Si hiciéramos una encuesta informal entre camioneros, la mayoría diría que prefiere el invierno al verano. La razón: las sudorosas noches donde no hay cómo soportar el calor sin encender el aire acondicionado.

Pero no vamos a hablar aquí de la importancia de contar con un equipo anti-ralentí que enfríe su cabina sin encender su motor, sino de cómo la temporada afecta su bienestar en un aspecto muy descuidado por los transportistas hispanos: la salud de sus pies.

¿Sandalias para todos?
Ciertamente son muchos los que, en estos días más cálidos, ya empezaron a dejar atrás las zapatillas, las botas o los zapatos de cuero, por un calzado mucho más aireado y sano para sus pies. Las chancletas o chanclas, junto con las sandalias son las preferidas en este tiempo por los camioneros que pasan largas horas sentados sin mucha oportunidad de estirar las piernas.

Algunos expertos de salud sostienen, sin embargo, que las frescas sandalias que se utilizan en el verano —y que son recomendables para quienes permanecen largas horas con el calzado puesto, como los camio­neros—pueden traer impensados problemas, en especial si se usan para caminar por largos periodos.

Según el doctor Christian Robertozzi, presidente de la Asociación Médica Podológica Americana (APMA), “las chanclas ofrecen poco apoyo para el puente del pie, además de poca protección o absorción de golpes.
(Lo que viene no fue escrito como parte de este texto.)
# mjq11302010044/TPGSR

Hardware: AMD Instinct MI355X
Metric: training img/s (16x64->32x128, bs=48/GPU), TPGSR-TSRN full train step (higher is better)
Workload: dtype bf16x2; 1 GPU; C3: TPGSR-TSRN = TSRN_TL (STN+mask) + CRNN teacher/student text prior, stu_iter 1, full train step (teacher fwd, student fwd+bwd, distill loss, prior dropout, SR fwd+bwd, ImageLoss(gradient), clip 0.25, Adam); tpg=crnn, batch_per_gpu=48, global_batch=48, parallelism=dp1, launch=recorded plans, plain launches: main + weight-gradient + teacher streams

## Files before the change

### tpgsr_amd/csrc/gru_wgrad.hip

```cpp
#include "conv_xbf_common.h"
#include <mutex>
#include <stdlib.h>

#define GW_PITCH 832
#define GW_ROWS 32
#define GW_PLANE (GW_ROWS * GW_PITCH)
#define GW_HP 96
#define GW_GI 160
#define GW_GN 352

__device__ __forceinline__ bf16x8 gw_frag(const unsigned char* plane, int lane, int col0, int mb) {
  const int G = lane >> 4, q = lane & 15;
  const int mbase = mb * 16 + (G >> 1) * 8;
  const int c0 = col0 + (G & 1) * 16 + (q & 3) * 4;
  const unsigned char* p = plane + (mbase + (q >> 2)) * GW_PITCH + c0 * 2;
  s16x4 lo = __builtin_amdgcn_ds_read_tr16_b64_v4i16((lds_s16x4_ptr)(p));
  s16x4 hi = __builtin_amdgcn_ds_read_tr16_b64_v4i16((lds_s16x4_ptr)(p + 4 * GW_PITCH));
  typedef short s16x8 __attribute__((ext_vector_type(8)));
  s16x8 v = __builtin_shufflevector(lo, hi, 0, 1, 2, 3, 4, 5, 6, 7);
  return __builtin_bit_cast(bf16x8, v);
}

template <int LD, int T, int KB>
__global__ __launch_bounds__(384) void gru_wgrad_kernel(tpgsr_gru_wgrad_args w, int P, int MB) {
  extern __shared__ __attribute__((aligned(16))) unsigned char gsm[];
  const tpgsr_conv_args& a = w.c;
  const int tid = threadIdx.x;
  const int lane = tid & 63, wave = __builtin_amdgcn_readfirstlane(tid >> 6);
  const int z = blockIdx.x, Z = gridDim.x;
  const int mbeg = z * MB, mend = min(P, mbeg + MB);
  constexpr int QA = KB * 8;

  const bool doA = tid < 16 * QA;
  const int a_cq = doA ? tid % QA : 0, a_r0 = doA ? tid / QA : 0;
  const bool doH = tid < 256;
  const int h_cq = tid & 15, h_r0 = (tid >> 4) & 15;
  const bool doN = tid >= 128;
  const int n_cq = (tid - 128) & 15, n_r0 = ((tid - 128) >> 4) & 15;
  const int g_cq = tid % 48, g_r0 = tid / 48;

  const size_t in_floats = (size_t)a.N * a.H * a.W * a.in_ld;
  const __amdgpu_buffer_rsrc_t rs_in = make_rsrc(a.in, in_floats);
  const __amdgpu_buffer_rsrc_t rs_in2 = (LD & 16) ? make_rsrc(a.in_b, (size_t)a.N * a.W * a.in_b_ld)
                                                  : make_rsrc(a.in2 ? a.in2 : a.in, (size_t)a.N * a.H * a.W * a.in2_ld);
  const __amdgpu_buffer_rsrc_t rs_h = make_rsrc(w.h, (size_t)P * 64);
  const __amdgpu_buffer_rsrc_t rs_gi = make_rsrc(w.dgi, (size_t)P * 192);
  const __amdgpu_buffer_rsrc_t rs_gn = make_rsrc(w.dghn, (size_t)P * 64);
  float4 qs = make_float4(1.f, 1.f, 1.f, 1.f), qt = make_float4(0.f, 0.f, 0.f, 0.f);
  if ((LD & 1) && doA) {
    qs = *reinterpret_cast<const float4*>(a.in_scale + a_cq * 4);
    qt = *reinterpret_cast<const float4*>(a.in_shift + a_cq * 4);
  }
  const KPos kp = {0, 0, a_cq * 4};
  const int hd = h_cq >> 3;
  const int hstep = (w.axis == 0 ? 1 : a.W) * (hd == 0 ? -1 : 1);

  ARaw ra[2];
  float4 rh[2], rn[2], rg[4];
  float4 dbq = make_float4(0.f, 0.f, 0.f, 0.f), dbn = make_float4(0.f, 0.f, 0.f, 0.f);
  auto load_chunk = [&](const int mc) __attribute__((always_inline)) {
#pragma unroll
    for (int i = 0; i < 2; ++i) {
      if (doA) {
        const PixelPos p = decode_pixel(a, mc + a_r0 + 16 * i, mend);
        ra[i] = load_a_raw<LD>(a, rs_in, rs_in2, p, kp);
      }
      if (doH) {
        const int m = mc + h_r0 + 16 * i;
        const PixelPos p = decode_pixel(a, m, mend);
        const int pos = w.axis == 0 ? p.ow : p.oh, last = (w.axis == 0 ? a.W : a.H) - 1;
        const bool ok = p.valid && (hd == 0 ? pos > 0 : pos < last);
        rh[i] = buf_load4(rs_h, ok ? ((unsigned)(m + hstep) * 64u + (unsigned)(h_cq * 4)) * 4u : OOB_OFF);
      }
      if (doN) {
        const int m = mc + n_r0 + 16 * i;
        rn[i] = buf_load4(rs_gn, m < mend ? ((unsigned)m * 64u + (unsigned)(n_cq * 4)) * 4u : OOB_OFF);
      }
    }
#pragma unroll
    for (int i = 0; i < 4; ++i) {
      const int m = mc + g_r0 + 8 * i;
      rg[i] = buf_load4(rs_gi, m < mend ? ((unsigned)m * 192u + (unsigned)(g_cq * 4)) * 4u : OOB_OFF);
    }
  };
  auto put = [&](const float4& v, const int row, const int col) __attribute__((always_inline)) {
    uint2 hsp[T];
    split4<T>(v, hsp);
#pragma unroll
    for (int t = 0; t < T; ++t) *reinterpret_cast<uint2*>(gsm + t * GW_PLANE + row * GW_PITCH + col * 2) = hsp[t];
  };
  auto store_chunk = [&]() __attribute__((always_inline)) {
#pragma unroll
    for (int i = 0; i < 2; ++i) {
      if (doA) put(finish_a<LD>(a, ra[i], qs, qt), a_r0 + 16 * i, a_cq * 4);
      if (doH) put(rh[i], h_r0 + 16 * i, GW_HP + h_cq * 4);
      if (doN) {
        put(rn[i], n_r0 + 16 * i, GW_GN + n_cq * 4);
        dbn.x += rn[i].x; dbn.y += rn[i].y; dbn.z += rn[i].z; dbn.w += rn[i].w;
      }
    }
#pragma unroll
    for (int i = 0; i < 4; ++i) {
      put(rg[i], g_r0 + 8 * i, GW_GI + g_cq * 4);
      dbq.x += rg[i].x; dbq.y += rg[i].y; dbq.z += rg[i].z; dbq.w += rg[i].w;
    }
  };

  const int d = wave / 3, g = wave - 3 * d;
  floatx16 acc[KB], acch;
#pragma unroll
  for (int r = 0; r < 16; ++r) {
    acch[r] = 0.f;
#pragma unroll
    for (int kb = 0; kb < KB; ++kb) acc[kb][r] = 0.f;
  }

  if (mbeg < mend) {
    load_chunk(mbeg);
    store_chunk();
  }
  __syncthreads();
  for (int mc = mbeg; mc < mend; mc += GW_ROWS) {
    const bool more = mc + GW_ROWS < mend;
    if (more) load_chunk(mc + GW_ROWS);
#pragma unroll
    for (int mb = 0; mb < GW_ROWS / 16; ++mb) {
      bf16x8 by[T], byh[T], av[T];
#pragma unroll
      for (int t = 0; t < T; ++t) by[t] = gw_frag(gsm + t * GW_PLANE, lane, GW_GI + 32 * wave, mb);
      if (g == 2) {
#pragma unroll
        for (int t = 0; t < T; ++t) byh[t] = gw_frag(gsm + t * GW_PLANE, lane, GW_GN + 32 * d, mb);
      } else {
#pragma unroll
        for (int t = 0; t < T; ++t) byh[t] = by[t];
      }
#pragma unroll
      for (int kb = 0; kb < KB; ++kb) {
#pragma unroll
        for (int t = 0; t < T; ++t) av[t] = gw_frag(gsm + t * GW_PLANE, lane, 32 * kb, mb);
        acc[kb] = mfma_terms<T>(av, by, acc[kb]);
      }
#pragma unroll
      for (int t = 0; t < T; ++t) av[t] = gw_frag(gsm + t * GW_PLANE, lane, GW_HP + 32 * d, mb);
      acch = mfma_terms<T>(av, byh, acch);
    }
    __builtin_amdgcn_sched_barrier(0);
    __syncthreads();
    if (more) {
      store_chunk();
      __syncthreads();
    }
  }

  const int col = lane & 31;
#pragma unroll
  for (int kb = 0; kb < KB; ++kb) {
    float* dst = w.partC + ((size_t)z * a.Cin + 32 * kb) * 192 + 32 * wave + col;
#pragma unroll
    for (int r = 0; r < 16; ++r) dst[(size_t)((r & 3) + 8 * (r >> 2) + 4 * (lane >> 5)) * 192] = acc[kb][r];
  }
  {
    float* dst = w.partH + ((size_t)d * Z + z) * 32 * 96 + 32 * g + col;
#pragma unroll
    for (int r = 0; r < 16; ++r) dst[(size_t)((r & 3) + 8 * (r >> 2) + 4 * (lane >> 5)) * 96] = acch[r];
  }
  float* red = reinterpret_cast<float*>(gsm);
  float* redn = red + 8 * 192;
  *reinterpret_cast<float4*>(red + g_r0 * 192 + g_cq * 4) = dbq;
  if (doN) *reinterpret_cast<float4*>(redn + n_r0 * 64 + n_cq * 4) = dbn;
  __syncthreads();
  if (tid < 192) {
    float s = 0.f;
#pragma unroll
    for (int r = 0; r < 8; ++r) s += red[r * 192 + tid];
    w.dbC[(size_t)z * 192 + tid] = s;
    const int dd = tid / 96, c = tid - 96 * dd;
    if (c < 64) w.dbH[((size_t)dd * Z + z) * 96 + c] = s;
  } else if (tid < 256) {
    const int c = tid - 192;
    float s = 0.f;
#pragma unroll
    for (int r = 0; r < 16; ++r) s += redn[r * 64 + c];
    w.dbH[((size_t)(c >> 5) * Z + z) * 96 + 64 + (c & 31)] = s;
  }
}

static int g_gw_z = [] { const char* e = getenv("TPGSR_GRU_WGRAD_Z"); const int v = e ? atoi(e) : 128; return v > 0 ? v : 128; }();

extern "C" int tpgsr_gru_wgrad_splits(long long P) {
  long long z = g_gw_z;
  const long long maxz = (P + 63) / 64;
  if (z > maxz) z = maxz;
  if (z < 1) z = 1;
  const long long mb = ((P + z - 1) / z + GW_ROWS - 1) / GW_ROWS * GW_ROWS;
  return (int)((P + mb - 1) / mb);
}

extern "C" int tpgsr_gru_wgrad(const tpgsr_gru_wgrad_args* w, void* stream) {
  TPGSR_CHECK_ARG(w != nullptr, "tpgsr_gru_wgrad: null args");
  const tpgsr_conv_args* a = &w->c;
  TPGSR_CHECK_ARG(a->in && w->dgi && w->dghn && w->h && w->partC && w->partH && w->dbC && w->dbH, "tpgsr_gru_wgrad: null pointer");
  TPGSR_CHECK_ARG(a->N > 0 && a->H > 0 && a->W > 0 && (a->Cin == 64 || a->Cin == 96) && a->Cout == 192 && a->KH == 1 && a->KW == 1 &&
                      a->pad_h == 0 && a->pad_w == 0 && a->OH == a->H && a->OW == a->W && (w->axis == 0 || w->axis == 1),
                  "tpgsr_gru_wgrad: geometry (Cin %d must be 64 | 96, Cout %d must be 192, 1x1, axis %d)", a->Cin, a->Cout, w->axis);
  TPGSR_CHECK_ARG(a->terms >= 1 && a->terms <= 3, "tpgsr_gru_wgrad: runs on the split-bf16 matrix-core path only (terms %d)", a->terms);
  TPGSR_CHECK_ARG(!a->in_ps && !a->in_act && a->in_dil_w <= 1 && a->stride_w <= 1 && (a->in_ld & 3) == 0 && (a->in_coff & 3) == 0 &&
                      ((uintptr_t)a->in & 15) == 0, "tpgsr_gru_wgrad: unsupported loader (pixel shuffle / activation / dilation / unaligned rows)");
  TPGSR_CHECK_ARG((a->in_scale == nullptr) == (a->in_shift == nullptr), "tpgsr_gru_wgrad: in_scale / in_shift must come together");
  if (a->in_b)
    TPGSR_CHECK_ARG(a->cin_a > 0 && a->cin_a < a->Cin && (a->cin_a & 3) == 0 && a->in_b_ld >= a->Cin - a->cin_a && (a->in_b_ld & 3) == 0 && !a->in2,
                    "tpgsr_gru_wgrad: bad concat description");
  TPGSR_CHECK_ARG(a->in_ld >= (a->in_b ? a->cin_a : a->Cin) + a->in_coff, "tpgsr_gru_wgrad: in_ld too small");
  if (a->in2) TPGSR_CHECK_ARG(a->in2_ld >= a->Cin && (a->in2_ld & 3) == 0, "tpgsr_gru_wgrad: bad in2_ld");
  const long long P = (long long)a->N * a->H * a->W;
  TPGSR_CHECK_ARG(P * 192 * 4 <= 0x7fffffffll && P * a->in_ld * 4 <= 0x7fffffffll, "tpgsr_gru_wgrad: operand exceeds the 2 GiB buffer-addressing window (%lld pixels)", P);
  const int Z = w->zsplits;
  TPGSR_CHECK_ARG(Z > 0, "tpgsr_gru_wgrad: zsplits must be the caller's tpgsr_gru_wgrad_splits(P)");
  const int MB = (int)(((P + Z - 1) / Z + GW_ROWS - 1) / GW_ROWS * GW_ROWS);
  TPGSR_CHECK_ARG((long long)MB * Z >= P, "tpgsr_gru_wgrad: %d splits do not cover %lld pixels", Z, P);
  const int ld = (a->in_scale ? 1 : 0) | (a->in2 ? 4 : 0) | (a->in_b ? 16 : 0);
  const int T = a->terms, KB = a->Cin / 32;
  const void* fn = nullptr;
#define GW_PICK(L, K_)                                                                                        \
  fn = T == 1 ? (const void*)gru_wgrad_kernel<L, 1, K_> : T == 2 ? (const void*)gru_wgrad_kernel<L, 2, K_> \
                                                                   : (const void*)gru_wgrad_kernel<L, 3, K_>;
  if (ld == 0 && KB == 2) { GW_PICK(0, 2) }
  else if (ld == 1 && KB == 2) { GW_PICK(1, 2) }
  else if (ld == 4 && KB == 2) { GW_PICK(4, 2) }
  else if (ld == 17 && KB == 3) { GW_PICK(17, 3) }
  else if (ld == 0 && KB == 3) { GW_PICK(0, 3) }
#undef GW_PICK
  TPGSR_CHECK_ARG(fn != nullptr, "tpgsr_gru_wgrad: no kernel for loader %d with %d input channels", ld, a->Cin);
  const size_t lds = (size_t)T * GW_PLANE;
  if (lds > 64 * 1024) {
    static std::mutex mu;
    static const void* done[64][8];
    int dev = 0;
    if (hipGetDevice(&dev) != hipSuccess || dev < 0 || dev >= 64) {
      tpgsr_set_error("tpgsr_gru_wgrad: hipGetDevice failed");
      return TPGSR_ERR_LAUNCH;
    }
    std::lock_guard<std::mutex> lock(mu);
    bool seen = false;
    int free_slot = -1;
    for (int i = 0; i < 8; ++i) {
      if (done[dev][i] == fn) seen = true;
      if (!done[dev][i] && free_slot < 0) free_slot = i;
    }
    if (!seen) {
      if (hipFuncSetAttribute(fn, hipFuncAttributeMaxDynamicSharedMemorySize, (int)lds) != hipSuccess) {
        tpgsr_set_error("tpgsr_gru_wgrad: LDS opt-in (%zu bytes) failed", lds);
        return TPGSR_ERR_LAUNCH;
      }
      if (free_slot >= 0) done[dev][free_slot] = fn;
    }
  }
  tpgsr_gru_wgrad_args args = *w;
  int Pi = (int)P, MBi = MB;
  void* params[] = {&args, &Pi, &MBi};
  if (hipLaunchKernel(fn, dim3(Z), dim3(384), params, lds, (hipStream_t)stream) != hipSuccess) {
    tpgsr_set_error("tpgsr_gru_wgrad: launch failed: %s", hipGetErrorString(hipGetLastError()));
    return TPGSR_ERR_LAUNCH;
  }
  return 0;
}
```

Measured before the change: 8865 img/s.

## Double-buffer register prefetch in GRU weight-gradient kernel with branchless loads

Restructures the GRU wgrad main loop to keep two register stages and prefetch two chunks ahead, unrolling by two so global loads for chunk i+2 overlap the MFMA contraction of chunk i. Load guards become branchless through out-of-bounds offsets, and the hidden-gate fragment selection becomes a computed column instead of a divergent branch. Scheduling barriers are added per sub-block to constrain interleaving. The extra stage raises register pressure and may cut occupancy. The unrolled loop also processes an odd trailing chunk whose rows are all masked.

```diff
diff --git a/tpgsr_amd/csrc/gru_wgrad.hip b/tpgsr_amd/csrc/gru_wgrad.hip
--- a/tpgsr_amd/csrc/gru_wgrad.hip
+++ b/tpgsr_amd/csrc/gru_wgrad.hip
@@ -55,32 +55,35 @@
   const int hd = h_cq >> 3;
   const int hstep = (w.axis == 0 ? 1 : a.W) * (hd == 0 ? -1 : 1);
 
-  ARaw ra[2];
-  float4 rh[2], rn[2], rg[4];
+  struct Stage {
+    ARaw ra[2];
+    float4 rh[2], rn[2], rg[4];
+  };
+  Stage s0, s1;
   float4 dbq = make_float4(0.f, 0.f, 0.f, 0.f), dbn = make_float4(0.f, 0.f, 0.f, 0.f);
-  auto load_chunk = [&](const int mc) __attribute__((always_inline)) {
+  auto load_chunk = [&](Stage& s, const int mc) __attribute__((always_inline)) {
 #pragma unroll
     for (int i = 0; i < 2; ++i) {
-      if (doA) {
-        const PixelPos p = decode_pixel(a, mc + a_r0 + 16 * i, mend);
-        ra[i] = load_a_raw<LD>(a, rs_in, rs_in2, p, kp);
-      }
-      if (doH) {
+      {
+        const PixelPos p = decode_pixel(a, mc + a_r0 + 16 * i, doA ? mend : 0);
+        s.ra[i] = load_a_raw<LD>(a, rs_in, rs_in2, p, kp);
+      }
+      {
         const int m = mc + h_r0 + 16 * i;
-        const PixelPos p = decode_pixel(a, m, mend);
+        const PixelPos p = decode_pixel(a, m, doH ? mend : 0);
         const int pos = w.axis == 0 ? p.ow : p.oh, last = (w.axis == 0 ? a.W : a.H) - 1;
         const bool ok = p.valid && (hd == 0 ? pos > 0 : pos < last);
-        rh[i] = buf_load4(rs_h, ok ? ((unsigned)(m + hstep) * 64u + (unsigned)(h_cq * 4)) * 4u : OOB_OFF);
-      }
-      if (doN) {
+        s.rh[i] = buf_load4(rs_h, ok ? ((unsigned)(m + hstep) * 64u + (unsigned)(h_cq * 4)) * 4u : OOB_OFF);
+      }
+      {
         const int m = mc + n_r0 + 16 * i;
-        rn[i] = buf_load4(rs_gn, m < mend ? ((unsigned)m * 64u + (unsigned)(n_cq * 4)) * 4u : OOB_OFF);
+        s.rn[i] = buf_load4(rs_gn, doN && m < mend ? ((unsigned)m * 64u + (unsigned)(n_cq * 4)) * 4u : OOB_OFF);
       }
     }
 #pragma unroll
     for (int i = 0; i < 4; ++i) {
       const int m = mc + g_r0 + 8 * i;
-      rg[i] = buf_load4(rs_gi, m < mend ? ((unsigned)m * 192u + (unsigned)(g_cq * 4)) * 4u : OOB_OFF);
+      s.rg[i] = buf_load4(rs_gi, m < mend ? ((unsigned)m * 192u + (unsigned)(g_cq * 4)) * 4u : OOB_OFF);
     }
   };
   auto put = [&](const float4& v, const int row, const int col) __attribute__((always_inline)) {
@@ -89,20 +92,20 @@
 #pragma unroll
     for (int t = 0; t < T; ++t) *reinterpret_cast<uint2*>(gsm + t * GW_PLANE + row * GW_PITCH + col * 2) = hsp[t];
   };
-  auto store_chunk = [&]() __attribute__((always_inline)) {
+  auto store_chunk = [&](const Stage& s) __attribute__((always_inline)) {
 #pragma unroll
     for (int i = 0; i < 2; ++i) {
-      if (doA) put(finish_a<LD>(a, ra[i], qs, qt), a_r0 + 16 * i, a_cq * 4);
-      if (doH) put(rh[i], h_r0 + 16 * i, GW_HP + h_cq * 4);
+      if (doA) put(finish_a<LD>(a, s.ra[i], qs, qt), a_r0 + 16 * i, a_cq * 4);
+      if (doH) put(s.rh[i], h_r0 + 16 * i, GW_HP + h_cq * 4);
       if (doN) {
-        put(rn[i], n_r0 + 16 * i, GW_GN + n_cq * 4);
-        dbn.x += rn[i].x; dbn.y += rn[i].y; dbn.z += rn[i].z; dbn.w += rn[i].w;
+        put(s.rn[i], n_r0 + 16 * i, GW_GN + n_cq * 4);
+        dbn.x += s.rn[i].x; dbn.y += s.rn[i].y; dbn.z += s.rn[i].z; dbn.w += s.rn[i].w;
       }
     }
 #pragma unroll
     for (int i = 0; i < 4; ++i) {
-      put(rg[i], g_r0 + 8 * i, GW_GI + g_cq * 4);
-      dbq.x += rg[i].x; dbq.y += rg[i].y; dbq.z += rg[i].z; dbq.w += rg[i].w;
+      put(s.rg[i], g_r0 + 8 * i, GW_GI + g_cq * 4);
+      dbq.x += s.rg[i].x; dbq.y += s.rg[i].y; dbq.z += s.rg[i].z; dbq.w += s.rg[i].w;
     }
   };
 
@@ -115,42 +118,43 @@
     for (int kb = 0; kb < KB; ++kb) acc[kb][r] = 0.f;
   }
 
-  if (mbeg < mend) {
-    load_chunk(mbeg);
-    store_chunk();
-  }
-  __syncthreads();
-  for (int mc = mbeg; mc < mend; mc += GW_ROWS) {
-    const bool more = mc + GW_ROWS < mend;
-    if (more) load_chunk(mc + GW_ROWS);
+  const int hcol = g == 2 ? GW_GN + 32 * d : GW_GI + 32 * wave;
+  auto contract = [&]() __attribute__((always_inline)) {
 #pragma unroll
     for (int mb = 0; mb < GW_ROWS / 16; ++mb) {
       bf16x8 by[T], byh[T], av[T];
 #pragma unroll
       for (int t = 0; t < T; ++t) by[t] = gw_frag(gsm + t * GW_PLANE, lane, GW_GI + 32 * wave, mb);
-      if (g == 2) {
-#pragma unroll
-        for (int t = 0; t < T; ++t) byh[t] = gw_frag(gsm + t * GW_PLANE, lane, GW_GN + 32 * d, mb);
-      } else {
-#pragma unroll
-        for (int t = 0; t < T; ++t) byh[t] = by[t];
-      }
+#pragma unroll
+      for (int t = 0; t < T; ++t) byh[t] = gw_frag(gsm + t * GW_PLANE, lane, hcol, mb);
 #pragma unroll
       for (int kb = 0; kb < KB; ++kb) {
 #pragma unroll
         for (int t = 0; t < T; ++t) av[t] = gw_frag(gsm + t * GW_PLANE, lane, 32 * kb, mb);
         acc[kb] = mfma_terms<T>(av, by, acc[kb]);
+        if (T == 3 && KB == 3) __builtin_amdgcn_sched_barrier(0);
       }
 #pragma unroll
       for (int t = 0; t < T; ++t) av[t] = gw_frag(gsm + t * GW_PLANE, lane, GW_HP + 32 * d, mb);
       acch = mfma_terms<T>(av, byh, acch);
-    }
-    __builtin_amdgcn_sched_barrier(0);
+      __builtin_amdgcn_sched_barrier(0);
+    }
     __syncthreads();
-    if (more) {
-      store_chunk();
-      __syncthreads();
-    }
+  };
+
+  load_chunk(s0, mbeg);
+  load_chunk(s1, mbeg + GW_ROWS);
+  store_chunk(s0);
+  __syncthreads();
+  for (int mc = mbeg; mc < mend; mc += 2 * GW_ROWS) {
+    load_chunk(s0, mc + 2 * GW_ROWS);
+    contract();
+    store_chunk(s1);
+    __syncthreads();
+    load_chunk(s1, mc + 3 * GW_ROWS);
+    contract();
+    store_chunk(s0);
+    __syncthreads();
   }
 
   const int col = lane & 31;
```

Result: no change. 8784 img/s (-0.9%).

Tendonitis, dolor en el puente del pie y torceduras de tobi­llos son algunos de los problemas más comunes que pueden causar las chancletas”, afirma.

De hecho, la mayoría de expertos de la industria del calzado afirman que las sandalias no fueron nunca pensadas como prendas de uso diario, sino para dotar al usuario de un calzado para el suelo de las piscinas o las duchas. A pesar de ello, si aún así no puedes dejar de llevar esas frescas sandalias, sigue estos consejos:

Calzado apropiado. Considere si el calzado que usa está hecho para caminar. El calzado absolutamente plano y flexible no debe llevarse para caminar largas distancias. En vez de eso, elija una suela que no se doble excesivamente, así evitará dolor de puente y de talón.
Los materiales. Elija bien el tipo de material. Sandalias y chancletas de material natural (tales como un cuero suave y flexible) evitarán callos y piel muerta en los talones.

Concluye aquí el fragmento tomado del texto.